Un ennemi si intime
Le virus est, moralement non moins que biologiquement, un ennemi intime. Il opère comme un animal totémique que l’on aurait consommé, commettant un sacrilège.
La crise sanitaire que nous vivons depuis maintenant un an n’est pas une catastrophe comme le sont les tremblements de terre, les ras-de-marées, les cyclones, ou comme pourrait l’être une explosion nucléaire à grande échelle. Elle ne s’apparente pas non plus à une raréfaction de l’air, ni à une montée inexorable des eaux. C’est une atteinte diffuse, un mal endémique, durablement installé par un agent parfois mortel, inodore, invisible, infiniment petit. Ce virus se propage dans les circonstances les plus ordinaires, les plus anodines, simplement lorsqu’on aspire des particules qu’un voisin dépourvu de mauvaise intention a laissées en suspension dans l’air. Si les catastrophes d’autrefois, soudaines comme les éruptions volcaniques ou diffuses comme la peste, suscitaient l’idée d’une malédiction divine – la conviction qu’un dieu courroucé avait envoyé des nuées de sauterelles ou la peste bubonique en punition de fautes –, nous sommes moins disposés à le croire aujourd’hui. Le malheur est là, mais il n’y a pas de méchant ni là-haut ni plus près de nous, ou alors il est partout au plus près, en nous peut-être déjà. Comment combattre un si intime ennemi ?

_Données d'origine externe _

## Prefetch dgrad epilogue residual loads before the K loop via stateful epilogue object

Turns the dgrad epilogue into a struct so the kernel can build it before the main K loop and issue the first batch of residual, mask and BN-stat loads ahead of the MFMA loop. The epilogue then runs two sets deep, overlapping the global-load latency of the epilogue with the mainloop compute. It also replaces the modulo by T with a reciprocal-based fast_divmod and adds optional timing stamps. The trade-off is higher register pressure from keeping the prefetched values live across the K loop, which could lower occupancy.

```diff
diff --git a/background-debiased-video-cil_amd/csrc/conv_mfma.hip b/background-debiased-video-cil_amd/csrc/conv_mfma.hip
--- a/background-debiased-video-cil_amd/csrc/conv_mfma.hip
+++ b/background-debiased-video-cil_amd/csrc/conv_mfma.hip
@@ -2,20 +2,29 @@
 #include "common.h"
 
 #ifdef BDV_STAMPS
+#define BDV_STAMP_WORDS 32
 __device__ unsigned long long* g_stamp_buf = nullptr;
 __device__ int g_stamp_cap = 0;
 #define BDV_STAMP(slot)                                                                                                          \
   do {                                                                                                                           \
     if (threadIdx.x == 0 && g_stamp_buf != nullptr && (int)(blockIdx.x + gridDim.x * blockIdx.y) < g_stamp_cap) {                 \
-      unsigned long long* q_ = g_stamp_buf + (size_t)(blockIdx.x + gridDim.x * blockIdx.y) * 8;                                  \
+      unsigned long long* q_ = g_stamp_buf + (size_t)(blockIdx.x + gridDim.x * blockIdx.y) * BDV_STAMP_WORDS;                    \
       if ((slot) == 4) asm volatile("s_waitcnt vmcnt(0)" ::: "memory");                                                          \
       q_[slot] = __builtin_amdgcn_s_memtime();                                                                                   \
       if ((slot) == 0) { q_[5] = __builtin_amdgcn_s_memrealtime(); q_[7] = __builtin_amdgcn_s_getreg((4 << 0) | (0 << 6) | (31 << 11)); } \
       if ((slot) == 4) q_[6] = __builtin_amdgcn_s_memrealtime();                                                                 \
     }                                                                                                                            \
   } while (0)
+#define BDV_STAMP_EPI_VAL(k, v)                                                                                                  \
+  do {                                                                                                                           \
+    if (threadIdx.x == 0 && g_stamp_buf != nullptr && (int)(blockIdx.x + gridDim.x * blockIdx.y) < g_stamp_cap)                   \
+      g_stamp_buf[(size_t)(blockIdx.x + gridDim.x * blockIdx.y) * BDV_STAMP_WORDS + 8 + (k)] = (v);                              \
+  } while (0)
+#define BDV_STAMP_EPI(k) BDV_STAMP_EPI_VAL(k, __builtin_amdgcn_s_memtime())
 #else
 #define BDV_STAMP(slot) do { } while (0)
+#define BDV_STAMP_EPI(k) do { } while (0)
+#define BDV_STAMP_EPI_VAL(k, v) do { } while (0)
 #endif
 
 namespace {
@@ -284,44 +293,55 @@
 }
 
 
-template <int BM, int BN, int WM, int WN, bool DERIVE = true, int ES = 4, bool PIPE = false, class RowMap>
-__device__ __forceinline__ void dgrad_epilogue(const f32x16 (&acc)[BM / WM / 32][BN / WN / 32], float* __restrict__ smem, int tid,
-                                               void* __restrict__ dx, const void* __restrict__ add_src,
-                                               const uint32_t* __restrict__ add_mask, const Geom& g, int mt, int nt, int Mrows,
-                                               const BnStat& stat, RowMap&& rowmap) {
-  constexpr int TM = BM / WM / 32, TN = BN / WN / 32;
-  constexpr int NT = 64 * WM * WN;
-  constexpr int V = BN / 4;
-  constexpr int PER = WM * 32 * V / NT;
-  const int lane = tid & 63, wave = tid >> 6;
-  const int wm = wave / WN, wn0 = (wave % WN) * 32;
-  const int HW = g.H * g.W;
-  const float rcp_HW = 1.0f / (float)HW;
-  const int total_bytes = g.N * HW * g.Cin * ES;
-  const int mask_bytes = g.N * HW * (g.Cin / 8);
-  const __amdgpu_buffer_rsrc_t dxr = __builtin_amdgcn_make_buffer_rsrc((void*)dx, 0, total_bytes, 0x00020000);
-  const __amdgpu_buffer_rsrc_t adr =
-      __builtin_amdgcn_make_buffer_rsrc((void*)(add_src ? add_src : dx), 0, add_src ? total_bytes : 0, 0x00020000);
-  const __amdgpu_buffer_rsrc_t amr =
-      __builtin_amdgcn_make_buffer_rsrc((void*)(add_mask ? (const void*)add_mask : (const void*)dx), 0, add_mask ? mask_bytes : 0, 0x00020000);
-  const bool do_stat = stat.y != nullptr;
-  const __amdgpu_buffer_rsrc_t syr =
-      __builtin_amdgcn_make_buffer_rsrc((void*)(do_stat ? stat.y : dx), 0, do_stat ? total_bytes : 0, 0x00020000);
-  const __amdgpu_buffer_rsrc_t smr = __builtin_amdgcn_make_buffer_rsrc(
-      (void*)(do_stat && stat.mask ? (const void*)stat.mask : (const void*)dx), 0, do_stat && stat.mask ? mask_bytes : 0, 0x00020000);
-  const int col = nt * BN + 4 * (tid % V);
-  const int cls = shift_class(col, g.fold);
+template <int BM, int BN, int WM, int WN, bool DERIVE, int ES, int PIPE, class RowMap>
+struct DgradEpi {
+  static constexpr int TM = BM / WM / 32, TN = BN / WN / 32;
+  static constexpr int NT = 64 * WM * WN;
+  static constexpr int V = BN / 4;
+  static constexpr int PER = WM * 32 * V / NT;
+  static constexpr int HB = PER < 4 ? PER : 4;
+  static constexpr int NBATCH = PER / HB;
+  static_assert(PER % HB == 0, "pieces per pass must be whole batches");
+  static constexpr int AHEAD = PIPE;
+  static constexpr int NSETS = AHEAD + 1;
+
+  const Geom& g;
+  const BnStat& stat;
+  RowMap rowmap;
+  const uint32_t* add_mask;
+  int tid, mt, nt, Mrows, HW, col, cls;
+  float rcp_HW, rcp_T;
+  bool do_stat;
+  __amdgpu_buffer_rsrc_t dxr, adr, amr, syr, smr;
   StatAcc sa;
-  if (do_stat) sa.init(stat, col);
-  constexpr int HB = PER < 4 ? PER : 4;
-  constexpr int NBATCH = PER / HB;
-  static_assert(PER % HB == 0, "pieces per pass must be whole batches");
-  constexpr int NSETS = PIPE ? 2 : 1;
   float4 a[NSETS][HB], yv[NSETS][HB];
   uint32_t am[NSETS][HB], sm[NSETS][HB];
   int off[NSETS][HB];
   bool zero[NSETS][HB];
-  auto issue = [&](int set, int i, int q0) __attribute__((always_inline)) {
+
+  __device__ __forceinline__ DgradEpi(int tid_, void* __restrict__ dx, const void* __restrict__ add_src,
+                                      const uint32_t* __restrict__ add_mask_, const Geom& g_, int mt_, int nt_, int Mrows_,
+                                      const BnStat& stat_, RowMap rowmap_)
+      : g(g_), stat(stat_), rowmap(rowmap_), add_mask(add_mask_), tid(tid_), mt(mt_), nt(nt_), Mrows(Mrows_) {
+    HW = g.H * g.W;
+    rcp_HW = 1.0f / (float)HW;
+    rcp_T = 1.0f / (float)g.T;
+    const int total_bytes = g.N * HW * g.Cin * ES;
+    const int mask_bytes = g.N * HW * (g.Cin / 8);
+    dxr = __builtin_amdgcn_make_buffer_rsrc((void*)dx, 0, total_bytes, 0x00020000);
+    adr = __builtin_amdgcn_make_buffer_rsrc((void*)(add_src ? add_src : dx), 0, add_src ? total_bytes : 0, 0x00020000);
+    amr = __builtin_amdgcn_make_buffer_rsrc((void*)(add_mask ? (const void*)add_mask : (const void*)dx), 0, add_mask ? mask_bytes : 0,
+                                            0x00020000);
+    do_stat = stat.y != nullptr;
+    syr = __builtin_amdgcn_make_buffer_rsrc((void*)(do_stat ? stat.y : dx), 0, do_stat ? total_bytes : 0, 0x00020000);
+    smr = __builtin_amdgcn_make_buffer_rsrc((void*)(do_stat && stat.mask ? (const void*)stat.mask : (const void*)dx), 0,
+                                            do_stat && stat.mask ? mask_bytes : 0, 0x00020000);
+    col = nt * BN + 4 * (tid % V);
+    cls = shift_class(col, g.fold);
+    if (do_stat) sa.init(stat, col);
+  }
+
+  __device__ __forceinline__ void issue(int set, int i, int q0) {
 #pragma unroll
     for (int u = 0; u < HB; ++u) {
       const int lr = (tid + NT * (q0 + u)) / V;
@@ -331,9 +351,9 @@
       int drow = row;
       bool z = false;
       if (cls != 0) {
-        int n, rem;
+        int n, rem, clip, t;
         fast_divmod(row, HW, rcp_HW, n, rem);
-        const int t = n % g.T;
+        fast_divmod(n, g.T, rcp_T, clip, t);
         const bool inside = (unsigned)(t + cls) < (unsigned)g.T;
         drow = inside ? row + cls * HW : row - cls * (g.T - 1) * HW;
         z = !inside;
@@ -348,8 +368,9 @@
         sm[set][u] = stat.mask ? __builtin_amdgcn_raw_buffer_load_b32(smr, ok ? (o >> 5) << 2 : kOOB, 0, 0) : 0xffffffffu;
       }
     }
-  };
-  auto finish = [&](int set, int q0) __attribute__((always_inline)) {
+  }
+
+  __device__ __forceinline__ void finish(int set, int q0, const float* __restrict__ smem) {
 #pragma unroll
     for (int u = 0; u < HB; ++u) {
       const int lr = (tid + NT * (q0 + u)) / V;
@@ -372,29 +393,52 @@
         sa.accumulate(gq, yv[set][u]);
       }
     }
-  };
-  if constexpr (PIPE) issue(0, 0, 0);
-#pragma unroll
-  for (int i = 0; i < TM; ++i) {
-    __syncthreads();
-#pragma unroll
-    for (int j = 0; j < TN; ++j)
-#pragma unroll
-      for (int e = 0; e < 16; ++e) smem[(wm * 32 + acc_row(e, lane)) * BN + wn0 + 32 * WN * j + (lane & 31)] = acc[i][j][e];
-    __syncthreads();
-#pragma unroll
-    for (int bq = 0; bq < NBATCH; ++bq) {
-      if constexpr (PIPE) {
-        const int b = i * NBATCH + bq;
-        if (b + 1 < TM * NBATCH) issue((b + 1) & 1, (b + 1) / NBATCH, ((b + 1) % NBATCH) * HB);
-        finish(b & 1, bq * HB);
-      } else {
-        issue(0, i, bq * HB);
-        finish(0, bq * HB);
+  }
+
+  __device__ __forceinline__ void prime() { issue(0, 0, 0); }
+
+  __device__ __forceinline__ void run(const f32x16 (&acc)[TM][TN], float* __restrict__ smem) {
+    const int lane = tid & 63, wave = tid >> 6;
+    const int wm = wave / WN, wn0 = (wave % WN) * 32;
+    if constexpr (PIPE == 1) issue(0, 0, 0);
+    if constexpr (PIPE == 2 && TM * NBATCH > 1) issue(1, 1 / NBATCH, (1 % NBATCH) * HB);
+#pragma unroll
+    for (int i = 0; i < TM; ++i) {
+      __syncthreads();
+#pragma unroll
+      for (int j = 0; j < TN; ++j)
+#pragma unroll
+        for (int e = 0; e < 16; ++e) smem[(wm * 32 + acc_row(e, lane)) * BN + wn0 + 32 * WN * j + (lane & 31)] = acc[i][j][e];
+      __syncthreads();
+      BDV_STAMP_EPI(i * (NBATCH + 1));
+#pragma unroll
+      for (int bq = 0; bq < NBATCH; ++bq) {
+        if constexpr (PIPE != 0) {
+          const int b = i * NBATCH + bq, nb = b + AHEAD;
+          if (nb < TM * NBATCH) issue(nb % NSETS, nb / NBATCH, (nb % NBATCH) * HB);
+          finish(b % NSETS, bq * HB, smem);
+        } else {
+          issue(0, i, bq * HB);
+          finish(0, bq * HB, smem);
+        }
+        BDV_STAMP_EPI(i * (NBATCH + 1) + 1 + bq);
       }
     }
-  }
-  if (do_stat) stat_flush<BN, NT>(sa, stat, smem, g.Cin, blockIdx.y * (stat.MT >> (gridDim.y == 4 ? 2 : 0)) + mt, nt, tid);
+    BDV_STAMP_EPI_VAL(21, nt * BN < 2 * g.fold ? 1 : 0);
+    BDV_STAMP_EPI(22);
+    if (do_stat) stat_flush<BN, NT>(sa, stat, smem, g.Cin, blockIdx.y * (stat.MT >> (gridDim.y == 4 ? 2 : 0)) + mt, nt, tid);
+    BDV_STAMP_EPI(23);
+  }
+};
+
+template <int BM, int BN, int WM, int WN, bool DERIVE = true, int ES = 4, int PIPE = 0, class RowMap>
+__device__ __forceinline__ void dgrad_epilogue(const f32x16 (&acc)[BM / WM / 32][BN / WN / 32], float* __restrict__ smem, int tid,
+                                               void* __restrict__ dx, const void* __restrict__ add_src,
+                                               const uint32_t* __restrict__ add_mask, const Geom& g, int mt, int nt, int Mrows,
+                                               const BnStat& stat, RowMap&& rowmap) {
+  static_assert(PIPE != 2, "PIPE = 2: the kernel owns the DgradEpi and primes it before its K loop");
+  DgradEpi<BM, BN, WM, WN, DERIVE, ES, PIPE, RowMap> epi(tid, dx, add_src, add_mask, g, mt, nt, Mrows, stat, rowmap);
+  epi.run(acc, smem);
 }
 
 template <int BM, int BN, int WM, int WN>
@@ -1166,6 +1210,7 @@
   unsigned short* const As = smem16;
   unsigned short* const Bs = smem16 + 3 * BM * X3_LDK;
   float* const smem = reinterpret_cast<float*>(smem16);
+  BDV_STAMP(0);
 
   const int st = g.stride;
   const int ph = blockIdx.y / st, pw = blockIdx.y - ph * st;
@@ -1268,36 +1313,41 @@
   f32x16 acc[TM][TN];
   zero_acc<TM, TN>(acc);
 
-  if (it.ke > it.kb) {
-    load();
-    for (int kt = it.kb; kt < it.ke; ++kt) {
-      __syncthreads();
-      store_split3<BM, AP>(As, ra, tid);
-      if (BPRE) {
-#pragma unroll
-        for (int pl = 0; pl < 3; ++pl)
-#pragma unroll
-          for (int q = 0; q < BQ; ++q) *reinterpret_cast<u32x4*>(Bs + (pl * BN + brow + 64 * q) * X3_LDK + 8 * bc) = rbp[pl * BQ + q];
-      } else {
-        store_split3<BN, BP>(Bs, rb, tid);
-      }
-      __syncthreads();
-      if (kt + 1 < it.ke) load();
-      mma_stage_x3<TM, TN, 32 * WM, 32 * WN, BM, BN>(As, Bs, acc, wm0, wn0, lane);
-    }
-  }
-  if (it.pslot >= 0) {
-    store_partial<TM, TN>(slab, it.pslot, acc, tid);
-    return;
-  }
-
-  dgrad_epilogue<BM, BN, WM, WN, true, 4, true>(acc, smem, tid, dx, add_src, add_mask, g, mt, nt, Mc, stat, [&](int mrow) {
+  auto rowmap = [&](int mrow) {
     if (st == 1) return mrow;
     const int n = mrow / HcWc;
     const int rem = mrow - n * HcWc;
     const int hc = rem / Wc;
     return (n * g.H + hc * st + ph) * g.W + (rem - hc * Wc) * st + pw;
-  });
+  };
+  DgradEpi<BM, BN, WM, WN, true, 4, 2, decltype(rowmap)> epi(tid, dx, add_src, add_mask, g, mt, nt, Mc, stat, rowmap);
+
+  if (it.ke > it.kb) load();
+  if (it.pslot < 0) epi.prime();
+  for (int kt = it.kb; kt < it.ke; ++kt) {
+    __syncthreads();
+    store_split3<BM, AP>(As, ra, tid);
+    if (BPRE) {
+#pragma unroll
+      for (int pl = 0; pl < 3; ++pl)
+#pragma unroll
+        for (int q = 0; q < BQ; ++q) *reinterpret_cast<u32x4*>(Bs + (pl * BN + brow + 64 * q) * X3_LDK + 8 * bc) = rbp[pl * BQ + q];
+    } else {
+      store_split3<BN, BP>(Bs, rb, tid);
+    }
+    __syncthreads();
+    if (kt == it.kb) BDV_STAMP(1);
+    if (kt + 1 < it.ke) load();
+    mma_stage_x3<TM, TN, 32 * WM, 32 * WN, BM, BN>(As, Bs, acc, wm0, wn0, lane);
+  }
+  BDV_STAMP(2);
+  if (it.pslot >= 0) {
+    store_partial<TM, TN>(slab, it.pslot, acc, tid);
+    return;
+  }
+  epi.run(acc, smem);
+  BDV_STAMP(3);
+  BDV_STAMP(4);
 }
 
 template <int BM, int BN, int WM, int WN>
```

Result: no change. 611.6 clips/s, median of 5 (-0.1%).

Les épisodes de quarantaine, les couvre-feux et la panoplie de fermetures des lieux ouverts au public (magasins, bars, restaurants, cinémas, théâtres) et de lieux publics (écoles, stades, etc.) ont eu pour corolaire une limitation des mobilités sociales et des contacts, un isolement généralisé. Ceux-ci ont entraîné anxiété et dépression d’un côté, frustration et colère de l’autre, parfois les deux à la fois, la dépression souvent succédant à l’anxiété. Les souffrances ressenties se sont approfondies avec la durée des confinements et la réitération des couvre-feux. La menace sanitaire a été pour nous présente comme une suspension de la vie sociale avant même d’être perceptible comme un danger. Ainsi ce n’est pas le risque qui a suscité nos réponses mais, en somme, les conclusions tirées des épidémies du passé : une sagesse collective substituée à nos sens et à notre conscience s’est ainsi subrogée à notre volonté et à notre action, contrecarrant l’instinct parfois.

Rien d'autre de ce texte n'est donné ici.